メイショウハリオ (Meisho Hario)
8歳となったベテランですが、陣営は衰えを感じていません。
状態と強み
岡田稲男調教師は、メイショウハリオが8歳になっても「闘志」が凄まじく、「競馬に向けていい状態に戻っていく」と、ひとたびレースへ向かうと状態がグッと上がってくる特性を強調しています。初コンビとなる武豊騎手も、調教で初めて騎乗しましたが、聞いていたよりも反応が良かったと好感触を得ています。
レース戦略とコース適性
以前は左回りを苦手とする面もあったようですが、最近はそれを克服しています。岡田調教師の理想のレース運びは、中央の外で中断につけ、ためて、しまいの足を発揮するというものです。武豊騎手は、負傷した浜中騎手の思いを胸に臨むとし、「こういう有力馬に乗せてもらうことになって、きっちりとレースを作って勝ちたい」と意気込みを述べています。
シックスペンス (Sixpence)
芝からの転向初戦だった南部杯で2着に入り、ダート適性を示しました。
国枝栄調教師は、この馬が芝で雰囲気がないと感じたためダートへの適性を探ったところ、南部杯で好走した経緯があります。母がアメリカのダートG1馬という血統背景も持っています。
状態とコース適性
調教師は「体は締まって身が詰まっている感じ」で状態は良いと述べています。コース適性に関しては、左回りも経験しており、乗り難しい馬ではないため、中央のダート1800mは「全く問題ない」と考えています。国枝調教師にとっては初のJRAダートG1挑戦であり、「いい結果を取りたい」と力を込めています。
テンカジョウ (Tenkajo)
牝馬として強い牡馬に挑むテンカジョウの最大の課題は、ゲートです。岡田稲男調教師は、ゲートさえ「5分、4分で出てくれたら」力を発揮できる可能性があると期待を寄せています。
総括:各馬の戦略とレースの鍵
今年のチャンピオンズカップは、実績馬ウィルソンテソーロ、ベテランのメイショウハリオ、牡馬相手に遜色ないダブルハートボンド、そして急成長を遂げたナルカミといった多士済々のメンバーが集結しました。 各陣営とも、中央ダート1800mの特性を考慮し、いかに自分のリズムで走らせ、最後の末脚を活かすかという点を最大のテーマとしています。 どの馬も万全の状態で本番に臨む中、ゲートや並びといった細かい展開要素が、勝敗を左右する重要なカギとなりそうです。

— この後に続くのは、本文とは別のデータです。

extern "C" int32_t gpuq_plan_execute(gpuq_plan* plan, int32_t pi,
                                     struct ArrowArrayStream* out) try {
  if (!plan || pi < 0 || pi >= (int32_t)plan->parts.size()) return -1;
  Partition& part = plan->parts[pi];
  if (!part.loaded) {
    if (gpuq_plan_load(plan, pi) != 0) return -1;
  }
  HIP_TRY(hipSetDevice(part.device));
  hipStream_t st = part.stream;
  int64_t t0 = now_ns();

  hipEvent_t ev0, ev1, ev_decomp;
  HIP_TRY(hipEventCreate(&ev0));
  HIP_TRY(hipEventCreate(&ev1));
  HIP_TRY(hipEventCreate(&ev_decomp));

  const bool need_mask = !plan->preds.empty() && !part.pred_ranges.empty();
  HIP_TRY(hipMemsetAsync(part.d_err, 0, 4, st));
  if (need_mask) HIP_TRY(hipMemsetAsync(part.d_mask, 1, part.n_rows, st));
  int64_t n_groups_exec = plan->n_groups;
  bool cascaded = false;
  std::vector<uint32_t> level_claimed;
  std::vector<char> distinct_bitmap(plan->distinct_aggs.size(), 0);
  auto key_card = [&](int ci) -> int64_t {
    const auto& kc = plan->cols[ci];
    return kc.is_bin ? (int64_t)kc.nbins + 1
           : (kc.hash_mode || kc.numeric_key)
               ? (int64_t)part.hash_claimed[ci] + 1
               : (int64_t)kc.gdict.size() + 1;
  };
  if (plan->fused_count)
    launch_init_table(st, part.d_table, plan->n_groups, (int)plan->aggs.size(),
                      part.d_agg_kind);

  HIP_TRY(hipEventRecord(ev0, st));
  launch_decompress(st, DecompDev{
      part.d_raw, part.d_dec,
      part.d_segs, (int)part.segs.size(),
      part.d_lits_lane, (int64_t)part.lits_lane.size(),
      part.d_lits_wave, (int)part.lits_wave.size(),
      part.d_brinl, (int64_t)part.brinl.size(),
      part.d_res_lane, (int64_t)part.res_lane.size(),
      part.d_res_wave, (int)part.res_wave.size(),
      part.d_piece_pool, part.d_brs,
      part.d_pagebrs, (int)part.pagebrs.size(), part.d_err});
  HIP_TRY(hipEventRecord(ev_decomp, st));

  if (plan->fused_count) {
    int key_col = plan->group_cols[0];
    auto it = part.tasks.find({TK_DICT_GID, key_col});
    if (it != part.tasks.end())
      launch_dict_count(st, part.d_dec, part.d_pages, part.d_ids[it->first],
                        (int)it->second.size(), part.d_remap, part.d_table,
                        plan->n_groups, (int)plan->aggs.size(), part.d_err);
    HIP_TRY(hipEventRecord(ev1, st));
  } else {
  auto run_task = [&](const std::pair<const std::pair<int, int>,
                                      std::vector<int32_t>>& kv) {
    int kind = kv.first.first, col = kv.first.second;
    int n = (int)kv.second.size();
    int32_t* ids = part.d_ids[kv.first];
    if (part.col_null_free[col]) {
      switch (kind) {
        case TK_DICT_GID: {
          auto it = part.d_valid.find(col);
          launch_dict_gid(st, part.d_dec, part.d_pages, ids, n, part.d_remap,
                          part.d_gid[col],
                          it != part.d_valid.end() ? it->second : nullptr,
                          nullptr, 2, part.d_err);
          return;
        }
        case TK_DICT_VAL:
          launch_dict_i64(st, part.d_dec, part.d_pages, ids, n, part.d_dictv,
                          part.d_val[col], part.d_valid[col], nullptr, 2,
                          part.d_err);
          return;
        case TK_PLAIN_VAL:
          launch_plain_fixed(st, part.d_dec, part.d_pages, ids, n,
                             part.d_val[col], part.d_valid[col], nullptr, 2,
                             part.d_err);
          return;
        case TK_POOL_VAL:
          launch_pool_vals(st, part.d_dec, part.d_pages, ids, n, part.d_dictv,
                           part.d_val[col], part.d_valid[col], nullptr, 2);
          return;
        case TK_DICT_MASK:
          launch_dict_mask(st, part.d_dec, part.d_pages, ids, n, part.d_lut,
                           part.d_mask, 2, part.d_err);
          return;
        default: break;
      }
    }
    switch (kind) {
      case TK_DICT_GID: {
        auto it = part.d_valid.find(col);
        uint8_t* v = it != part.d_valid.end() ? it->second : part.d_tmpvalid;
        launch_def_levels(st, part.d_dec, part.d_pages, ids, n, v, nullptr,
                          nullptr, part.d_rank, part.d_present, part.d_err);
        launch_dict_gid(st, part.d_dec, part.d_pages, ids, n, part.d_remap,
                        part.d_gid[col],
                        it != part.d_valid.end() ? it->second : nullptr,
                        part.d_present, 0, part.d_err);
        launch_dict_gid(st, part.d_dec, part.d_pages, ids, n, part.d_remap,
                        (int32_t*)part.d_scr, nullptr, part.d_present, 1,
                        part.d_err);
        launch_expand(st, part.d_dec, part.d_pages, ids, n, part.d_scr,
                      part.d_rank, v, (uint8_t*)part.d_gid[col], 1);
        break;
      }
      case TK_DICT_VAL:
        launch_def_levels(st, part.d_dec, part.d_pages, ids, n,
                          part.d_valid[col], nullptr, nullptr,
                          part.d_rank, part.d_present, part.d_err);
        launch_dict_i64(st, part.d_dec, part.d_pages, ids, n, part.d_dictv,
                        part.d_val[col], part.d_valid[col], part.d_present, 0,
                        part.d_err);
        launch_dict_i64(st, part.d_dec, part.d_pages, ids, n, part.d_dictv,
                        (int64_t*)part.d_scr, nullptr, part.d_present, 1,
                        part.d_err);
        launch_expand(st, part.d_dec, part.d_pages, ids, n, part.d_scr,
                      part.d_rank, part.d_valid[col],
                      (uint8_t*)part.d_val[col], 0);
        break;
      case TK_PLAIN_VAL:
        launch_def_levels(st, part.d_dec, part.d_pages, ids, n,
                          part.d_valid[col], nullptr, nullptr,
                          part.d_rank, part.d_present, part.d_err);
        launch_plain_fixed(st, part.d_dec, part.d_pages, ids, n,
                           part.d_val[col], part.d_valid[col], part.d_present,
                           0, part.d_err);
        launch_plain_fixed(st, part.d_dec, part.d_pages, ids, n,
                           (int64_t*)part.d_scr, nullptr, part.d_present, 1,
                           part.d_err);
        launch_expand(st, part.d_dec, part.d_pages, ids, n, part.d_scr,
                      part.d_rank, part.d_valid[col],
                      (uint8_t*)part.d_val[col], 0);
        break;
      case TK_POOL_VAL:
        launch_def_levels(st, part.d_dec, part.d_pages, ids, n,
                          part.d_valid[col], nullptr, nullptr,
                          part.d_rank, part.d_present, part.d_err);
        launch_pool_vals(st, part.d_dec, part.d_pages, ids, n, part.d_dictv,
                         part.d_val[col], part.d_valid[col], part.d_present, 0);
        launch_pool_vals(st, part.d_dec, part.d_pages, ids, n, part.d_dictv,
                         (int64_t*)part.d_scr, nullptr, part.d_present, 1);
        launch_expand(st, part.d_dec, part.d_pages, ids, n, part.d_scr,
                      part.d_rank, part.d_valid[col],
                      (uint8_t*)part.d_val[col], 0);
        break;
      case TK_DELTA_VAL:
        launch_delta_i64(st, part.d_dec, part.d_pages, ids, n,
                         part.d_val[col], part.d_valid[col], part.d_err);
        break;
      case TK_DICT_MASK:
        launch_def_levels(st, part.d_dec, part.d_pages, ids, n,
                          part.d_tmpvalid, nullptr, nullptr,
                          part.d_rank, part.d_present, part.d_err);
        launch_dict_mask(st, part.d_dec, part.d_pages, ids, n, part.d_lut,
                         part.d_mask, 0, part.d_err);
        launch_dict_lut_scr(st, part.d_dec, part.d_pages, ids, n, part.d_lut,
                            part.d_scr, part.d_present, part.d_err);
        launch_expand(st, part.d_dec, part.d_pages, ids, n, part.d_scr,
                      part.d_rank, part.d_tmpvalid, part.d_mask, 2);
        break;
      case TK_BYTES_CONTAINS: {
        launch_def_levels(st, part.d_dec, part.d_pages, ids, n,
                          part.d_tmpvalid, part.d_mask, part.d_rowof,
                          part.d_rank, part.d_present, part.d_err);
        auto rng = part.cwin_ranges.at(col);
        for (int pidx : plan->cols[col].contains_preds) {
          const std::string& lit = plan->preds[pidx].str_lit;
          launch_str_win(st, part.d_dec, part.d_cwins + rng.first,
                         (int)rng.second, part.d_pages, part.d_cstarts,
                         part.d_needle + part.needle_off[pidx],
                         (int)lit.size(), like_mode(plan->preds[pidx].p.op),
                         part.d_rowof, part.d_mask);
        }
        break;
      }
      case TK_IS_NOT_NULL:
        launch_def_levels(st, part.d_dec, part.d_pages, ids, n,
                          part.d_tmpvalid, part.d_mask, nullptr, nullptr,
                          part.d_present, part.d_err);
        break;
      case TK_IS_NULL:
        launch_def_levels(st, part.d_dec, part.d_pages, ids, n,
                          part.d_tmpvalid, nullptr, nullptr, nullptr,
                          part.d_present, part.d_err);
        launch_null_clear_valid(st, part.d_dec, part.d_pages, ids, n,
                                part.d_tmpvalid, part.d_mask);
        break;
    }
  };
  for (auto& kv : part.tasks) {
// ... 641 lines not shown
      size_t base = (size_t)live[r] * slots;
      uint64_t cnt = empty_aggregate_row ? 0
                     : ((kind == AGGK_COUNT_STAR || cip)
                            ? table[base] : table[base + 2 + 2 * i]);
      uint64_t val = empty_aggregate_row ? 0 : table[base + 1 + 2 * i];
      if (kind == AGGK_COUNT_STAR || kind == AGGK_COUNT) {
        vv[r] = (int64_t)cnt;
      } else if (cnt == 0) {
        vv[r] = 0;
        validity[r / 8] &= (uint8_t)~(1 << (r % 8));
        nulls++;
      } else if (kind == AGGK_SUM_F64) {
        double d = acc256_to_double(
            &fsums[((size_t)fsi * n_groups_exec + (size_t)live[r]) * 4]);
        memcpy(&vv[r], &d, 8);
      } else {
        vv[r] = (int64_t)val;
      }
    }
    if (nulls) {
      chv->buffers[0] = validity;
      chv->null_count = nulls;
    }
    chv->buffers[1] = vv;

    auto* chc = make_child(f++);
    chc->n_buffers = 2;
    chc->buffers = (const void**)calloc(2, sizeof(void*));
    int64_t* cv = (int64_t*)eb->grab(nr * 8);
    for (int64_t r = 0; r < nr; r++) {
      size_t base = (size_t)live[r] * slots;
      cv[r] = empty_aggregate_row ? 0
              : (int64_t)((kind == AGGK_COUNT_STAR || cip)
                              ? table[base] : table[base + 2 + 2 * i]);
    }
    chc->buffers[1] = cv;
  }
  for (size_t di = 0; di < n_distinct; di++) {
    const int ci = plan->aggs[plan->distinct_aggs[di]].col_idx;
    const auto& c = plan->cols[ci];
    const auto& pr = dpairs[di];
    const int64_t np = (int64_t)pr.size();
    auto* chl = make_child(f++);
    chl->n_buffers = 2;
    chl->buffers = (const void**)calloc(2, sizeof(void*));
    int32_t* loffs = (int32_t*)eb->grab(((size_t)nr + 1) * 4);
    memcpy(loffs, doffs[di].data(), ((size_t)nr + 1) * 4);
    chl->buffers[1] = loffs;
    chl->n_children = 1;
    chl->children = (struct ArrowArray**)calloc(1, sizeof(void*));
    auto* item = (struct ArrowArray*)calloc(1, sizeof(struct ArrowArray));
    chl->children[0] = item;
    item->length = np;
    item->release = release_array;
    std::vector<uint64_t> g2r;
    if (c.hash_mode || c.numeric_key) {
      g2r.resize(part.hash_claimed[ci]);
      if (!g2r.empty())
        HIP_TRY(hipMemcpy(g2r.data(), part.d_gid2ref[ci], g2r.size() * 8,
                          hipMemcpyDeviceToHost));
    }
    auto vgid_of = [&](int64_t p) { return (size_t)(uint32_t)pr[(size_t)p]; };
    if (c.numeric_key) {
      item->n_buffers = 2;
      item->buffers = (const void**)calloc(2, sizeof(void*));
      int64_t* v = (int64_t*)eb->grab((size_t)np * 8);
      for (int64_t p = 0; p < np; p++) v[p] = (int64_t)g2r.at(vgid_of(p) - 1);
      item->buffers[1] = v;
      continue;
    }
    std::vector<std::string> ref_strs;
    if (c.hash_mode) {
      std::vector<uint64_t> refs((size_t)np);
      for (int64_t p = 0; p < np; p++) refs[(size_t)p] = g2r.at(vgid_of(p) - 1);
      ref_strs = fetch_ref_strings(part, st, refs);
    }
    auto str_of = [&](int64_t p) -> const std::string& {
      return c.hash_mode ? ref_strs[(size_t)p] : c.gdict.at(vgid_of(p) - 1);
    };
    size_t total = 0;
    for (int64_t p = 0; p < np; p++) total += str_of(p).size();
    if (total > (size_t)INT32_MAX)
      throw std::runtime_error("count_distinct: set column beyond 2 GiB");
    item->n_buffers = 3;
    item->buffers = (const void**)calloc(3, sizeof(void*));
    int32_t* soffs = (int32_t*)eb->grab(((size_t)np + 1) * 4);
    char* sdata = (char*)eb->grab(total);
    size_t off = 0;
    for (int64_t p = 0; p < np; p++) {
      soffs[p] = (int32_t)off;
      const auto& s = str_of(p);
      memcpy(sdata + off, s.data(), s.size());
      off += s.size();
    }
    soffs[np] = (int32_t)off;
    item->buffers[1] = soffs;
    item->buffers[2] = sdata;
  }

  memset(out, 0, sizeof(*out));
  out->get_schema = ss_get_schema;
  out->get_next = ss_get_next;
  out->get_last_error = ss_get_last_error;
  out->release = ss_release;
  out->private_data = ss;

  {
    std::lock_guard<std::mutex> g(plan->mu);
    plan->m_kernel_ns += (int64_t)(ms_total * 1e6);
    plan->m_decomp_ns += (int64_t)(ms_decomp * 1e6);
    plan->m_exec_ns += now_ns() - t0;
    plan->m_rows_out += rows_out_total;
  }
  return 0;
} catch (const std::exception& e) {
  if (plan && plan->ctx) plan->ctx->set_error(e.what());
  return -1;
}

(これは、多くの専門的なパーツ(エンジン、シャシー、タイヤなど)が最高の状態に調整されたF1カーが、特定のサーキットの特性(カーブの多さ、路面の状況)に合わせて、スタートやピット戦略を練って勝負に挑む様子に似ています。馬の能力、騎手の技術、そして展開という要素が絡み合い、最高のパフォーマンスを目指します。)